Fig 3. LPS-stimulated HSCs increased proliferation and invasiveness of HepG2 cells.

(A) Proliferation assay was performed for assessing proliferation of HepG2 cells incubated by conditioning medium from LPS-stimulated or C16-treated LX-2 cells. Mean ± SEM of eight replicates. **P<0.05. (B) Scratch assay was performed for assessing proliferation of HepG2 cells incubated by conditioning medium from LPS-stimulated or C16-treated LX-2 cells. Scale bars represent 500 μm. Mean ± SEM of four replicates. **P<0.05. (C) Invasion assay was performed for assessing invasiveness of HepG2 was performed for assessing proliferation of HepG2 cells incubated by conditioning medium from LPS-stimulated or C16-treated LX-2 cells. Mean ± SEM of four replicates. **P<0.05.

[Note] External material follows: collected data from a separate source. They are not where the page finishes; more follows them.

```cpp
static bool tx_enabled()
{
  static const bool on = !getenv("MI355_TDEC_TX") || atoi(getenv("MI355_TDEC_TX")) != 0;
  return on;
}

template <int NSB, int DIAG, bool FULL, int OUTK>
static void launch_mode_o(int mode, int blocks, const TdecWinArgs& a, hipStream_t s)
{
  if constexpr (NSB == 16 && FULL && (DIAG == 0 || DIAG == 20)) {
    if (tx_enabled() && a.zero16 && (uintptr_t)a.in % 16 == 0 && (a.in_stride * sizeof(int16_t)) % 16 == 0 && (a.L * 16 + 32) % 16 == 0) {
      launch_mode_t<NSB, DIAG, FULL, OUTK, true>(mode, blocks, a, s);
      return;
    }
  }
  launch_mode_t<NSB, DIAG, FULL, OUTK>(mode, blocks, a, s);
}

template <int NSB, int DIAG, bool FULL = false>
static void launch_mode(int mode, int blocks, const TdecWinArgs& a, hipStream_t s)
{
  if constexpr (NSB == 16 && FULL && DIAG == 0) {
    if (a.dec && a.spec) {
      launch_mode_o<NSB, DIAG, FULL, 3>(mode, blocks, a, s);
      return;
    }
  }
  if (a.dec) {
    launch_mode_o<NSB, DIAG, FULL, 1>(mode, blocks, a, s);
  } else if (a.write_d) {
    launch_mode_o<NSB, DIAG, FULL, 2>(mode, blocks, a, s);
  } else {
    launch_mode_o<NSB, DIAG, FULL, 0>(mode, blocks, a, s);
  }
}

bool tdec_win_spec_ok(int nsb, int L) { return nsb == 16 && L % TDEC_SEG == 0 && diag_mode() == 0; }

hipError_t tdec_win_launch_halfit(int nsb, const TdecWinArgs& a, hipStream_t s)
{
  const int ngrp   = (a.ncb + (128 / nsb) - 1) / (128 / nsb);
  const int blocks = (ngrp * 64 + 255) / 256;
  const int mode   = (a.n & 1) ? 2 : (a.n > 0 ? 1 : 0);
  const int dm     = diag_mode();
  if (nsb == 16) {
    if (dm == 1) {
      launch_mode<16, 1>(mode, blocks, a, s);
    } else if (dm == 3) {
      launch_mode<16, 3>(mode, blocks, a, s);
    } else if (dm == 4) {
      launch_mode<16, 4>(mode, blocks, a, s);
    } else if (dm == 2) {
      launch_mode<16, 2>(mode, blocks, a, s);
    } else if (dm == 20 && a.L % TDEC_SEG == 0) {
      launch_mode<16, 20, true>(mode, blocks, a, s);
    } else if (a.L % TDEC_SEG == 0) {
      launch_mode<16, 0, true>(mode, blocks, a, s);
    } else {
      launch_mode<16, 0>(mode, blocks, a, s);
    }
  } else if (a.L % TDEC_SEG == 0) {
    launch_mode<8, 0, true>(mode, blocks, a, s);
  } else {
    launch_mode<8, 0>(mode, blocks, a, s);
  }
  return hipGetLastError();
}

hipError_t tdec_win_launch_decide(int nsb, const TdecDecideArgs& a, hipStream_t s)
{
  if (a.L % 8 == 0) {
    const int    G      = 128 / nsb;
    const size_t ngrp   = (a.ncb + G - 1) / G;
    const size_t total  = ngrp * (a.L / 8) * 64;
    const int    blocks = (int)((total + 255) / 256);
    if (nsb == 16) {
      hipLaunchKernelGGL(tdec_win_decide_rows<16>, dim3(blocks), dim3(256), 0, s, a);
    } else {
      hipLaunchKernelGGL(tdec_win_decide_rows<8>, dim3(blocks), dim3(256), 0, s, a);
    }
    return hipGetLastError();
  }
  const size_t total  = (size_t)a.ncb * (a.L * nsb / 8);
  const int    blocks = (int)((total + 255) / 256);
  if (nsb == 16) {
    hipLaunchKernelGGL(tdec_win_decide<16>, dim3(blocks), dim3(256), 0, s, a);
  } else {
    hipLaunchKernelGGL(tdec_win_decide<8>, dim3(blocks), dim3(256), 0, s, a);
  }
  return hipGetLastError();
}

}
```

Baseline: 129,000 Mbps.

## Interleave alpha and beta warmup with double-buffered prefetched loads

```diff
diff --git a/srsran_amd/csrc/tdec_kernels.hip b/srsran_amd/csrc/tdec_kernels.hip
--- a/srsran_amd/csrc/tdec_kernels.hip
+++ b/srsran_amd/csrc/tdec_kernels.hip
@@ -87,7 +87,7 @@
   constexpr int NL = NSB / 2;
   constexpr int G  = 64 / NL;
   static_assert(!TX || (NSB == 16 && FULL && SEG == 8), "TX loads need 8-lane rows and whole 8-step segments");
-  static_assert((DIAG >= 0 && DIAG <= 4) || DIAG == 20, "DIAG values the body knows");
+  static_assert((DIAG >= 0 && DIAG <= 6) || DIAG == 20, "DIAG values the body knows");
   const int     grp = __builtin_amdgcn_readfirstlane(gl >> 6), q = gl & 63;
   const int     cbg = q / NL, l = q % NL;
   if constexpr (!TX) {
@@ -185,95 +185,159 @@
 
   v2s st[8], nw[8], aw[8];
 
+  {
+  constexpr bool BWD = DIAG != 2;
+  auto load_at = [&](int j0, uint32_t* x, uint32_t* y, uint32_t* ap, bool UNC = false) {
+    if constexpr (TX) {
+      if constexpr (!dec2) tx_load(txoX, j0, x);
+      tx_load(txoY, j0, y, true);
+    }
+#pragma unroll
+    for (int i = 0; i < SEG; i++) {
+      const int j = FULL ? j0 + i : min(j0 + i, L - 1);
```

Fig 4. Palmitic acid-stimulated HSCs demonstrated increased IL-1β expression and enhanced the proliferation of HepG2 cells.

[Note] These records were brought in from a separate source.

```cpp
class DeviceTreeLearner : public TreeLearner {
 public:
  DeviceTreeLearner(const Config* config, const std::string& learner_type, bool routed = false)
      : config_(config), learner_type_(learner_type), routed_(routed) {}

  ~DeviceTreeLearner() override {
    if (fres_host_) (void)hipHostFree(fres_host_);
    if (graph_exec_) (void)hipGraphExecDestroy(graph_exec_);
    for (auto& kv : fgraphs_) (void)hipGraphExecDestroy(kv.second);
    if (fcont_) (void)hipGraphExecDestroy(fcont_);
    if (!fx_peers_.empty()) XgmiClose(fx_local_, &fx_peers_);
    if (fx_local_) (void)hipFree(fx_local_);
    for (auto& ev : pipe_ev_) {
      if (ev) (void)hipEventDestroy(ev);
    }
    if (comm_stream_) (void)hipStreamDestroy(comm_stream_);
    if (stream_) (void)hipStreamDestroy(stream_);
  }

  void Init(const Dataset* train, bool is_constant_hessian) override {
    is_const_hess_ = is_constant_hessian;
    data_ = train;
    N_ = train->num_data();
    F_ = train->num_features();
    G_ = train->num_groups();
    TB_ = train->num_total_bin();
    width_ = train->bin_width();
    stride_dw_ = train->row_stride() / 4;
    tstride_dw_ = stride_dw_;
    if (learner_type_ != "serial" && !CommActive() && !HostStagedDP() && Network::num_machines() > 1) {
      Log::Fatal("Parallel HIP training needs an RCCL communicator (LGBM_DeviceCommInit)");
    }
    plan_in_ = PlanInputs();
    Replan();
    device_id_ = CommExists() ? CommDevice() : std::max(0, config_->gpu_device_id);
    HIP_CHECK(hipSetDevice(device_id_));
    hipDeviceProp_t prop;
    HIP_CHECK(hipGetDeviceProperties(&prop, device_id_));
    device_name_ = std::string(prop.name[0] ? prop.name : "AMD GPU") + " (" + prop.gcnArchName + ")";
    num_cu_ = prop.multiProcessorCount;
    if (!stream_) HIP_CHECK(hipStreamCreateWithFlags(&stream_, hipStreamNonBlocking));

    use_dp_ = config_->gpu_use_dp;
    UploadData();
    linear_ = config_->linear_tree;
    if (linear_) {
      if (!train->has_raw() && F_ > 0) {
        Log::Fatal("linear_tree requires the Dataset to keep raw feature values (construct it with linear_tree=true)");
      }
      const auto& raw = train->raw_values();
      lin_has_nan_ = false;
      for (float v : raw) {
        if (std::isnan(v)) {
          lin_has_nan_ = true;
          break;
// ... 1357 lines not shown
    a.L = L_;
    a.C = fC_;
    a.kmax = fkmax_;
    a.gstart = gstart_.get();
    a.feat = feat_.get();
    a.tiles = tiles_.get();
    a.num_tiles = num_tiles_;
    a.used_bytree = used_bytree_.get();
    a.tp = tparams_.get();
    a.st = fst_;
    a.nodes = fnodes_;
    a.exps = fexps_;
    a.exp_bits = fbits_;
    a.lsum = flsum_;
    a.lout = flout_;
    a.bounds = fbounds_;
    a.key = fkey_;
    a.best = fbest_;
    a.spl = fspl_;
    a.ic = use_ic_ ? fic_ : nullptr;
    a.ic_feat = use_ic_ ? fic_feat_.get() : nullptr;
    a.ic_words = ic_words_;
    a.nstate = fnst_;
    a.leaf_cid = flcid_;
    a.rec = rec_.get();
    a.range_out = range_.get();
    a.slots = fslots_.get();
    a.acc = reinterpret_cast<unsigned long long*>(facc_.get());
    a.hslab = fhslab_.get();
    a.hslab_stride = fhslab_stride_;
    a.hmeta = fhmeta_.get();
    a.red_grid = (num_tiles_ > 1 ? 4 : 2) * num_cu_;
    a.ghmax = ghmax_.get();
    a.sum_mult = plan_.distributed && !ffeature_ ? std::max(1, P_) : 1;
    {
      const char* e = std::getenv("LGAP_FIXED_SUMBOUND");
      a.sum_bound = e == nullptr || std::atoi(e) != 0;
    }
    a.forced = fnum_forced_ > 0 ? fforced_.get() : nullptr;
    a.num_forced = fnum_forced_;
    a.fbest = ffbest_;
    a.fkey = ffkey_;
    a.ckey = fckey_;
    a.cinfo = fcinfo_;
    a.tile_pub = ftile_pub_.get();
    a.bar = bar_.get();
    a.hist_min_rows = HistMinRows();
    a.hist_grid = FrontierHistBlocks();
    a.hist_threads = fhist_threads_;
    if (nib_) {
      a.rowbins = rowbins4_.get();
      a.stride_dw = stride4_dw_;
      a.tiles = ntile_.get();
      a.hist_nib = 1;
    }
    a.part_tile = fpart_tile_;
    a.max_depth = config_->max_depth;
    a.use_monotone = config_->monotone_constraints.empty() ? 0 : 1;
    a.mono_inter = fcbnd_ != nullptr ? 1 : 0;
    a.cbnd = fcbnd_;
    const char* sm = KernelOverride("select_merge");
    a.salive = sm != nullptr && sm[0] == '0' ? nullptr : fsal_;
    a.monotone_penalty = config_->monotone_penalty;
    a.cegb_split = CegbPenalty::Enabled(config_) ? config_->cegb_tradeoff * config_->cegb_penalty_split : 0.0;
    a.max_bin = max_bin_;
    a.cat_p2 = cat_p2_;
    a.use_dp = use_dp_ ? 1 : 0;
    a.ghq = ghq_.get();
    a.qmax = qmax_.get();
    a.quant = QuantHist() && ghq_.size() >= static_cast<size_t>(K_) * N_ ? 1 : 0;
    a.qbins = std::max(2, config_->num_grad_quant_bins);
    a.qconst = is_const_hess_ ? 1 : 0;
    {
      const double rows = static_cast<double>(N_);
      const double gl = a.qbins / 2, hl = a.qconst ? 1 : a.qbins;
      a.qpack = rows * gl < 2147483647.0 && rows * hl < 4294967295.0 ? 1 : 0;
      const int sub = static_cast<int>(std::min(32767.0 / gl, 65535.0 / hl));
      const char* e = KernelOverride("quant_lds32");
      const bool want = e != nullptr ? e[0] != '0' : num_tiles_ == 1;
      a.qsub = a.quant && !use_dp_ && sub >= 2048 && want ? sub : 0;
    }
    a.hist_il = !use_dp_ && a.qsub == 0 ? HistInterleave() : 0;
    {
      const bool fits = kFScanWaves * FrontierScanWaveBytes(max_bin_, cat_p2_) <= 150 * 1024;
      const char* sw = KernelOverride("scan_wave");
      a.scan_wave = fits && !has_cat_ && !a.mono_inter && (F_ >= 64 || (sw != nullptr && sw[0] == '1')) ? 1 : 0;
      a.scan_grid = 512;
    }
    a.e_lo = 0;
    a.e_hi = kFrontierKmax;
    if (plan_.raw_cands && fnuep_.size() > 0) {
      a.cegb_raw = 1;
      a.cegb_tradeoff = config_->cegb_tradeoff;
      a.nkey = fnkey_.get();
      a.ninfo = fninfo_.get();
      a.nuep = fnuep_.get();
      if (plan_.cegb_coupled) {
        a.cegb_coupled = cegb_coupled_.get();
        a.cegb_used = cegb_used_.get();
        a.cegb_epoch = cegb_epoch_.get();
      }
      if (plan_.cegb_lazy) {
        a.cegb_lazy = cegb_lazy_.get();
        a.lazy_bits = lazy_bits_.get();
        a.lazy_words = lazy_words_;
        a.lazy_acc = lazy_acc_.get();
        a.nlazy = fnlazy_.get();
        a.npath = fnpath_.get();
      }
    }
    a.spec_cap = fspec_cap_;
    a.policy = fpolicy_;
    a.stamps = fstamps_.size() ? fstamps_.get() : nullptr;
    a.distributed = plan_.distributed ? 1 : 0;
    a.kcap = fcaps_on_ ? fkcap_.get() : nullptr;
    a.kused = plan_.distributed ? fkused_.get() : nullptr;
    if (plan_.distributed) {
      const double gl = a.qbins / 2, hl = a.qconst ? 1 : a.qbins;
      a.qpack = fglobal_rows_ * gl < 2147483647.0 && fglobal_rows_ * hl < 4294967295.0 ? 1 : 0;
    }
    a.sp = MakeArgs().sp;
    a.bynode = use_bynode_ ? bynode_.get() : nullptr;
    a.byn_draw = frontier_ && plan_.bynode_on_device ? bynode_.get() : nullptr;
    a.byn_mode = fbyn_mode_.size() ? fbyn_mode_.get() : nullptr;
    a.byn_cnt = fbyn_cnt_;
    a.byn_reset = fbyn_reset_;
    a.xrng = config_->extra_trees ? rng_.get() : nullptr;
    if (ffeature_ || fowner_) {
      a.fowned = ffowned_.get();
      a.fpb = ffpb_.get();
      a.vote_P = P_;
      a.vote_rank = rank_;
      a.fown_list = fown_list_.get();
      a.fown_n = fown_n_;
    }
    a.xkb = fkmax_;
    if (fowner_) {
      a.own = 1;
      a.own_P = P_;
      a.own_rank = rank_;
      a.own_w = bbin_;
      a.own_b0 = fown_b0_.get();
      a.acc_recv = facc_recv_.get();
    }
    if (FrontierXg()) {
      a.xg = 1;
      a.xsession = 1;
      a.xc = fxconf_.get();
      if (fowner_ || ffeature_) a.fpb = reinterpret_cast<FPairBest*>(fx_local_ + fxo_fpb_);
      if (fowner_) a.acc_recv = reinterpret_cast<unsigned long long*>(fx_local_ + fxo_recv_);
    }
    if (fvoting_) {
      a.voting = 1;
      a.vote_k = topk_;
      a.vote_P = P_;
      a.vote_rank = rank_;
      a.sp_local = fsp_local_.get();
      a.lsum_loc = flsum_loc_.get();
      a.ltot = fltot_.get();
      a.vrec = fvrec_.get();
      a.velect = fvelect_.get();
      a.vrows = reinterpret_cast<unsigned long long*>(fvrows_.get());
      if (FrontierXg()) {
        a.vrec = reinterpret_cast<VoteRec*>(fx_local_ + fxo_vrec_);
        a.vrows = reinterpret_cast<unsigned long long*>(fx_local_ + fxo_vrows_);
      }
// ... 597 lines not shown
    for (int f = 0; f < F_; ++f) put(out + 8 * static_cast<size_t>(f), dev[f]);
    std::vector<float2> ghd(N_);
    HIP_CHECK(hipMemcpy(ghd.data(), gh_.get(), sizeof(float2) * N_, hipMemcpyDeviceToHost));
    std::vector<double> hg(N_), hh(N_);
    for (int i = 0; i < N_; ++i) {
      hg[i] = ghd[i].x;
      hh[i] = ghd[i].y;
    }
    double sg = 0.0, sh = 0.0;
    for (int i = 0; i < N_; ++i) {
      sg += hg[i];
      sh += hh[i];
    }
    const SplitParams sp = fa.sp;
    SplitParams p0 = sp;
    p0.path_smooth = 0.0;
    const double po = LeafOutputRaw(root_sum.x, root_sum.y, p0, N_, 0.0);
    for (int f = 0; f < F_; ++f) {
      const FeatureInfo& fi = data_->feature(f);
      std::vector<double> full(2 * static_cast<size_t>(fi.num_bin), 0.0);
      for (int i = 0; i < N_; ++i) {
        const uint32_t b = data_->FeatureBin(i, f);
        full[2 * b] += hg[i];
        full[2 * b + 1] += hh[i];
      }
      FeatureScanMeta m;
      m.num_bin = fi.num_bin;
      m.default_bin = fi.default_bin;
      m.missing_type = static_cast<int8_t>(fi.missing);
      m.bin_type = static_cast<int8_t>(fi.bin_type);
      m.monotone = fi.monotone;
      m.penalty = fi.penalty;
      SplitInfo r;
      r.Reset();
      bool ok;
      if (fi.bin_type == BinType::Numerical) {
        ok = FindBestNumerical(full.data(), m, sp, sg, sh, N_, po, LeafBounds(), &r);
      } else {
        std::vector<int> order(fi.num_bin);
        ok = FindBestCategorical(full.data(), m, sp, sg, sh, N_, po, LeafBounds(), order.data(), &r);
      }
      r.feature = ok ? f : -1;
      if (!ok) r.gain = kMinScore;
      put(ref + 8 * static_cast<size_t>(f), r);
    }
  }

  void TestFrontierHist(const float* g, const float* h, const int* rows, const int* offsets, int k, double* out,
                        uint16_t* levels) {
    if (!frontier_) Log::Fatal("TestFrontierHist: the frontier engine is not enabled for this configuration");
    if (k < 1 || k > fkmax_) Log::Fatal("TestFrontierHist: %d subsets (1..%d)", k, fkmax_);
    const int total = offsets[k];
    if (idx_[3].size() < static_cast<size_t>(total)) idx_[3].Resize(total);
    K_ = 1;
    DeviceSetGradients(g, h, 1);
    TreeParams* tp = pin_tp_.Get(1);
    std::memset(tp, 0, sizeof(TreeParams));
    tp->root_buf = -1;
    tp->root_count = tp->root_gcount = N_;
    tp->spec_alpha = 1.f;
    HIP_CHECK(hipMemcpyAsync(tparams_.get(), tp, sizeof(TreeParams), hipMemcpyHostToDevice, stream_));
    float bnd[4] = {0.f, 0.f, 0.f, 0.f};
    double sg = 0.0, sh = 0.0;
    for (int i = 0; i < N_; ++i) {
      bnd[0] = std::max(bnd[0], std::fabs(g[i]));
      bnd[1] = std::max(bnd[1], std::fabs(h[i]));
      sg += std::fabs(static_cast<double>(g[i]));
      sh += std::fabs(static_cast<double>(h[i]));
    }
    bnd[2] = std::nextafter(static_cast<float>(sg * (1.0 + 0x1p-20)), INFINITY);
    bnd[3] = std::nextafter(static_cast<float>(sh * (1.0 + 0x1p-20)), INFINITY);
    unsigned* hm = pin_max_.Get(4);
    std::memcpy(hm, bnd, 16);
    HIP_CHECK(hipMemcpyAsync(ghmax_.get(), hm, 16, hipMemcpyHostToDevice, stream_));
    if (config_->use_quantized_grad) QuantizeGradients(0);
    idx_[3].Upload(rows, total, stream_);
    FState st;
    std::memset(&st, 0, sizeof(st));
    st.round = 1;
    st.k = k;
    st.kx = k;
    st.num_leaves = 1;
    std::vector<FExp> ex(k);
    for (int e = 0; e < k; ++e) {
      std::memset(&ex[e], 0, sizeof(FExp));
      ex[e].h_buf = 3;
      ex[e].h_start = offsets[e];
      ex[e].h_count = offsets[e + 1] - offsets[e];
      ex[e].forced = -1;
    }
    HIP_CHECK(hipMemcpyAsync(fst_, &st, sizeof(FState), hipMemcpyHostToDevice, stream_));
    HIP_CHECK(hipMemcpyAsync(fexps_, ex.data(), sizeof(FExp) * k, hipMemcpyHostToDevice, stream_));
    facc_.Zero(stream_);
    FArgs fa = MakeFArgs();
    LaunchFrontierHist(fa, FrontierHistLds(), stream_);
    const int pw = fa.quant && fa.qpack ? 1 : 2;
    std::vector<unsigned long long> acc(static_cast<size_t>(k) * pw * TB_);
    HIP_CHECK(hipMemcpyAsync(acc.data(), facc_.get(), acc.size() * 8, hipMemcpyDeviceToHost, stream_));
    if (fa.quant && levels != nullptr) HIP_CHECK(hipMemcpyAsync(levels, ghq_.get(), sizeof(uint16_t) * N_, hipMemcpyDeviceToHost, stream_));
    HIP_CHECK(hipStreamSynchronize(stream_));
    facc_.Zero(stream_);
    HIP_CHECK(hipStreamSynchronize(stream_));
    constexpr double k62 = 4611686018427387904.0;
    const float sb2 = fa.sum_bound ? bnd[2] : INFINITY, sb3 = fa.sum_bound ? bnd[3] : INFINITY;
    const double ig = fa.quant ? 1.0 : std::ldexp(1.0, -FixedPointExp(k62, N_, bnd[0], sb2));
    const double ih = fa.quant ? 1.0 : std::ldexp(1.0, -FixedPointExp(k62, N_, bnd[1], sb3));
    for (int e = 0; e < k; ++e) {
      for (int b = 0; b < TB_; ++b) {
        const size_t o = (static_cast<size_t>(e) * TB_ + b) * pw;
        long long qg, qh;
        if (pw == 1) {
          const unsigned long long hs = acc[o] & 0xFFFFFFFFull;
          qg = static_cast<long long>(acc[o] - hs) >> 32;
          qh = static_cast<long long>(hs);
        } else {
          qg = static_cast<long long>(acc[o]);
          qh = static_cast<long long>(acc[o + 1]);
        }
        out[(static_cast<size_t>(e) * TB_ + b) * 2] = static_cast<double>(qg) * ig;
        out[(static_cast<size_t>(e) * TB_ + b) * 2 + 1] = static_cast<double>(qh) * ih;
      }
    }
  }

  bool TestQuantize(const float* g, const float* h, int num_class, int rounds, float* out_gh, uint16_t* out_levels,
                    uint32_t* out_qmax, float* out_true) {
    if (!config_->use_quantized_grad) Log::Fatal("TestQuantize: use_quantized_grad is not set");
    if (num_class < 1 || rounds < 1) Log::Fatal("TestQuantize: %d classes, %d rounds", num_class, rounds);
    K_ = num_class;
    const size_t n = static_cast<size_t>(N_);
    for (int r = 0; r < rounds; ++r) {
      DeviceSetGradients(g, h, num_class);
      for (int c = 0; c < num_class; ++c) {
        QuantizeGradients(c);
        const size_t o = (static_cast<size_t>(r) * num_class + c) * n;
        HIP_CHECK(hipMemcpyAsync(out_gh + 2 * o, gh_.get() + static_cast<size_t>(c) * n, sizeof(float2) * n,
                                 hipMemcpyDeviceToHost, stream_));
        if (QuantHist()) {
          HIP_CHECK(hipMemcpyAsync(out_levels + o, ghq_.get() + static_cast<size_t>(c) * n, sizeof(uint16_t) * n,
                                   hipMemcpyDeviceToHost, stream_));
        }
        HIP_CHECK(hipMemcpyAsync(out_qmax + 2 * (static_cast<size_t>(r) * num_class + c), qmax_.get(), 8,
                                 hipMemcpyDeviceToHost, stream_));
        if (config_->quant_train_renew_leaf) {
          HIP_CHECK(hipMemcpyAsync(out_true + 2 * o, gh_true_.get(), sizeof(float2) * n, hipMemcpyDeviceToHost, stream_));
        }
        HIP_CHECK(hipStreamSynchronize(stream_));
      }
    }
    return QuantHist();
  }

  void TestFrontierPartition(const int* rows, const int* offsets, int k, const int* feats, const int* thr,
                             const int* dleft, const uint32_t* catbits, int* out_rows, int* out_left, int* exp_rows,
                             int* exp_left) {
    if (!frontier_) Log::Fatal("TestFrontierPartition: the frontier engine is not enabled for this configuration");
    if (k < 1 || k > fkmax_ || 3 * k > fC_) Log::Fatal("TestFrontierPartition: %d parents (1..%d)", k, fkmax_);
    const int total = offsets[k];
    if (total > N_) Log::Fatal("TestFrontierPartition: %d rows over the subsets (at most %d)", total, N_);
    FState st;
    HIP_CHECK(hipMemcpyAsync(&st, fst_, sizeof(FState), hipMemcpyDeviceToHost, stream_));
    HIP_CHECK(hipStreamSynchronize(stream_));
    idx_[0].Upload(rows, total, stream_);
    std::vector<FExp> ex(k);
    std::vector<uint32_t> bits(static_cast<size_t>(fkmax_) * kMaxCatWords, 0u);
    int tiles = 0;
    for (int e = 0; e < k; ++e) {
      const int f = feats[e];
      if (f < 0 || f >= F_) Log::Fatal("TestFrontierPartition: feature %d", f);
      const FeatureInfo& fi = data_->feature(f);
      FExp& x = ex[e];
// ... 1421 lines not shown
```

(A) Protein expression of PKR and its phosphorylated form was determined by Western blotting. (B) Following stimulation of the LX-2 cells by palmitic acid, IL-1β mRNA levels were quantified by RT-PCR. Mean ± SEM of four replicates. **P<0.05. (C) The amount of IL-1β in LX-2 cells was measured by ELISA. Mean ± SEM of three replicates. **P<0.05. (D) Proliferation assay was performed for assessing proliferation of HepG2 cells incubated by conditioning medium from palmitic acid-stimulated or C16-treated LX-2 cells. Mean ± SEM of six replicates. **P<0.05. (E) Scratch assay was performed for assessing proliferation of HepG2 cells incubated by conditioning medium from palmitic acid-stimulated or C16-treated LX-2 cells. Scale bars represent 500 μm. Mean ± SEM of four replicates. **P<0.05.

Fig 5. Proposed model of interplay between hepatic stellate cells and hepatocellular carcinoma.

In nonalcoholic steatohepatitis cases, LPS and palmitic acid from the intestine stimulate HSCs and upregulate PKR expression. Upregulation of PKR increases IL-1β production via MAPK pathways. The secreted IL-1β enhances the progression of hepatocellular carcinoma.